- **Work instructions**: Gather all lines in the data that hold the string "cblk".

** Material provided follows **

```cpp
template <int PS = 256, bool PK = false, class Fetch, class Cplco>
__device__ __forceinline__ void mant_block2(const MantBlk &B, Fetch fetch, uint2 first, Cplco cplco_of, const uint8_t *cplbnd, const uint4 *dsc, uint8_t *ring,
                                            const uint32_t *frw, uint32_t frw_last, const float *qtab, const int16_t *seq1, bool lfsr_live,
                                            float *cblk, uint32_t bitpos, int lane)
{
    const int nf = B.nf;
    const int ncpl_dith = __popc(B.chincpl & B.dithmask);
    const int em0 = PK ? (int)((uint32_t)B.ends & 0xffu) : B.endmant[0], em1 = PK ? (int)(((uint32_t)B.ends >> 8) & 0xffu) : B.endmant[1];
    const int remat_end = em0 < em1 ? em0 : em1;
    const bool remat_late = B.acmod == 2 && B.rematflg != 0 && B.chincpl != 0 && remat_end > B.cplstrtmant;
    const int cplfirst = B.chincpl ? __builtin_ctz(B.chincpl) : 99;
    const int nseg = nf + (B.chincpl ? 1 : 0) + (B.lfeon ? 1 : 0);
    Seg2 S;
    S.bit = bitpos;
    S.phase = 0;
    S.draw = 0;
    uint2 nxt = first;
    for (int k = 0; k < nseg; k++) {
        const int slot = seg_slot(k, nf, B.chincpl, cplfirst);
        const uint2 cur = nxt;
        if (k + 1 < nseg) nxt = fetch(seg_slot(k + 1, nf, B.chincpl, cplfirst));
        if (slot == 5) {
            Bins2<1> R;
            seg2_first<1>(lane < 7 ? cur.x & 0xffu : 1u, dsc, ring, frw, frw_last, 0, S, R, lane);
            wave_sync();
            float q;
            seg2_values<1>(R, ring, qtab, &q);
            const float lfe_gain = PK ? __builtin_bit_cast(float, __builtin_amdgcn_readlane(__builtin_bit_cast(int, B.gainv), 5)) : B.lfe_gain;
            const float v = q * (sf_of((int)(cur.y & 0xffu)) * lfe_gain);
            const float z = 0.f * (sf_of(0) * lfe_gain);
            if (lane < 8) cblk[lane] = lane < 7 ? v : z;
            if (lane >= 2) *reinterpret_cast<float4 *>(cblk + 4 * lane) = make_float4(z, z, z, z);
            continue;
        }
        int start = 0, end, draws;
        float g = 0.f;
        if (slot < 5) {
            if (PK) {
                end = (int)((uint32_t)(B.ends >> (8 * slot)) & 0xffu);
                g = __builtin_bit_cast(float, __builtin_amdgcn_readlane(__builtin_bit_cast(int, B.gainv), slot));
            } else {
                end = slot == 0 ? B.endmant[0] : slot == 1 ? B.endmant[1] : slot == 2 ? B.endmant[2] : slot == 3 ? B.endmant[3] : B.endmant[4];
                g = slot == 0 ? B.gain[0] : slot == 1 ? B.gain[1] : slot == 2 ? B.gain[2] : slot == 3 ? B.gain[3] : B.gain[4];
            }
            draws = (B.dithmask >> slot) & 1;
        } else {
            start = B.cplstrtmant;
            end = B.cplendmant;
            draws = ncpl_dith;
        }
        uint32_t bytes4;
        {
            int lo = start - 4 * lane, hi = end - 4 * lane;
            lo = lo < 0 ? 0 : lo > 4 ? 4 : lo;
            hi = hi < 0 ? 0 : hi > 4 ? 4 : hi;
            const uint32_t below_hi = (uint32_t)((1ull << (8 * hi)) - 1ull), below_lo = (uint32_t)((1ull << (8 * lo)) - 1ull);
            const uint32_t m = below_hi & ~below_lo;
            bytes4 = (cur.x & m) | (0x01010101u & ~m);
        }
        Bins2<4> R;
        seg2_first<4>(bytes4, dsc, ring, frw, frw_last, draws, S, R, lane);
        wave_sync();
        if (slot < 5) {
            float out[4], qv[4];
            seg2_values<4>(R, ring, qtab, qv);
            const bool dith = draws != 0 && lfsr_live;
            const uint32_t z0 = (R.dw[0] >> 16) & 0xffu, z1 = (R.dw[1] >> 16) & 0xffu, z2 = (R.dw[2] >> 16) & 0xffu, z3 = (R.dw[3] >> 16) & 0xffu;
            if (dith && __any((z0 | z1 | z2 | z3) != 0u)) {
                const int16_t *sp = seq1 + R.cd;
                const float d0 = dither2(sp, 0), d1 = dither2(sp, z0), d2 = dither2(sp, z0 + z1), d3 = dither2(sp, z0 + z1 + z2);
                qv[0] = z0 ? d0 : qv[0]; qv[1] = z1 ? d1 : qv[1]; qv[2] = z2 ? d2 : qv[2]; qv[3] = z3 ? d3 : qv[3];
            }
#pragma unroll
            for (int j = 0; j < 4; j++) {
                const int e = (int)((cur.y >> (8 * j)) & 0xffu);
                out[j] = qv[j] * (sf_of(e) * g);
            }
            float *plane = cblk + (slot + B.in_lfe) * PS;
            if (slot == 1 && B.acmod == 2 && B.rematflg != 0 && !remat_late) {
                float4 a4 = *reinterpret_cast<const float4 *>(plane - PS + 4 * lane);
                float a[4] = {a4.x, a4.y, a4.z, a4.w};
#pragma unroll
                for (int j = 0; j < 4; j++) {
                    const int bin = 4 * lane + j;
                    const int band = bin < 25 ? 0 : bin < 37 ? 1 : bin < 61 ? 2 : 3;
                    if (bin >= 13 && (bin < remat_end || (bin == 13 && remat_end <= 13)) && ((B.rematflg >> band) & 1)) {
                        const float x = a[j], v = out[j];
                        a[j] = x + v;
                        out[j] = x - v;
                    }
                }
                *reinterpret_cast<float4 *>(plane - PS + 4 * lane) = make_float4(a[0], a[1], a[2], a[3]);
            }
            if ((B.chincpl >> slot) & 1) {
#pragma unroll
                for (int j = 0; j < 4; j++) {
                    const int bin = 4 * lane + j;
                    if (bin < end || bin < B.cplstrtmant || bin >= B.cplendmant) plane[bin] = bin >= B.cplendmant ? 0.f : out[j];
                }
            } else {
                *reinterpret_cast<float4 *>(plane + 4 * lane) = make_float4(out[0], out[1], out[2], out[3]);
            }
        } else {
            uint32_t cd = R.cd;
            float qv[4];
            seg2_values<4>(R, ring, qtab, qv);
#pragma unroll
            for (int j = 0; j < 4; j++) {
                const int bin = 4 * lane + j;
                const bool in = bin >= start && bin < end;
                const bool zero = ((R.dw[j] >> 16) & 0xffu) != 0u;
                const int e = (int)((cur.y >> (8 * j)) & 0xffu);
                const float m = qv[j] * sf_of(e);
                const int bnd = cplbnd[in ? (bin - start) / 12 : 0];
                uint32_t cdc = cd;
                for (int c = 0; c < nf; c++) {
                    if (!((B.chincpl >> c) & 1)) continue;
                    const float gc = PK ? __builtin_bit_cast(float, __builtin_amdgcn_readlane(__builtin_bit_cast(int, B.gainv), c))
                                        : c == 0 ? B.gain[0] : c == 1 ? B.gain[1] : c == 2 ? B.gain[2] : c == 3 ? B.gain[3] : B.gain[4];
                    const float co = cplco_of(c, bnd) * gc;
                    float v = m * co;
                    if (zero) {
                        v = 0.f;
                        if ((B.dithmask >> c) & 1) { v = (sf_of(e) * co) * (lfsr_live ? dither2(seq1, cdc) : 0.f); cdc++; }
                    }
                    if (in) cblk[(c + B.in_lfe) * PS + bin] = v;
                }
                cd += zero ? (uint32_t)draws : 0u;
            }
        }
    }
    if (remat_late) {
        wave_sync();
        volatile float *p0 = cblk + (size_t)B.in_lfe * PS, *p1 = p0 + PS;
        for (int bin = 13 + lane; bin < remat_end; bin += 64) {
            const int band = bin < 25 ? 0 : bin < 37 ? 1 : bin < 61 ? 2 : 3;
            if ((B.rematflg >> band) & 1) {
                const float a = p0[bin], v = p1[bin];
                p0[bin] = a + v;
                p1[bin] = a - v;
            }
        }
    }
}

}
```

** End of Material provided **

- **Written solution**:
                                            float *cblk, uint32_t bitpos, int lane)
            if (lane < 8) cblk[lane] = lane < 7 ? v : z;
            if (lane >= 2) *reinterpret_cast<float4 *>(cblk + 4 * lane) = make_float4(z, z, z, z);
            float *plane = cblk + (slot + B.in_lfe) * PS;
                    if (in) cblk[(c + B.in_lfe) * PS + bin] = v;
        volatile float *p0 = cblk + (size_t)B.in_lfe * PS, *p1 = p0 + PS;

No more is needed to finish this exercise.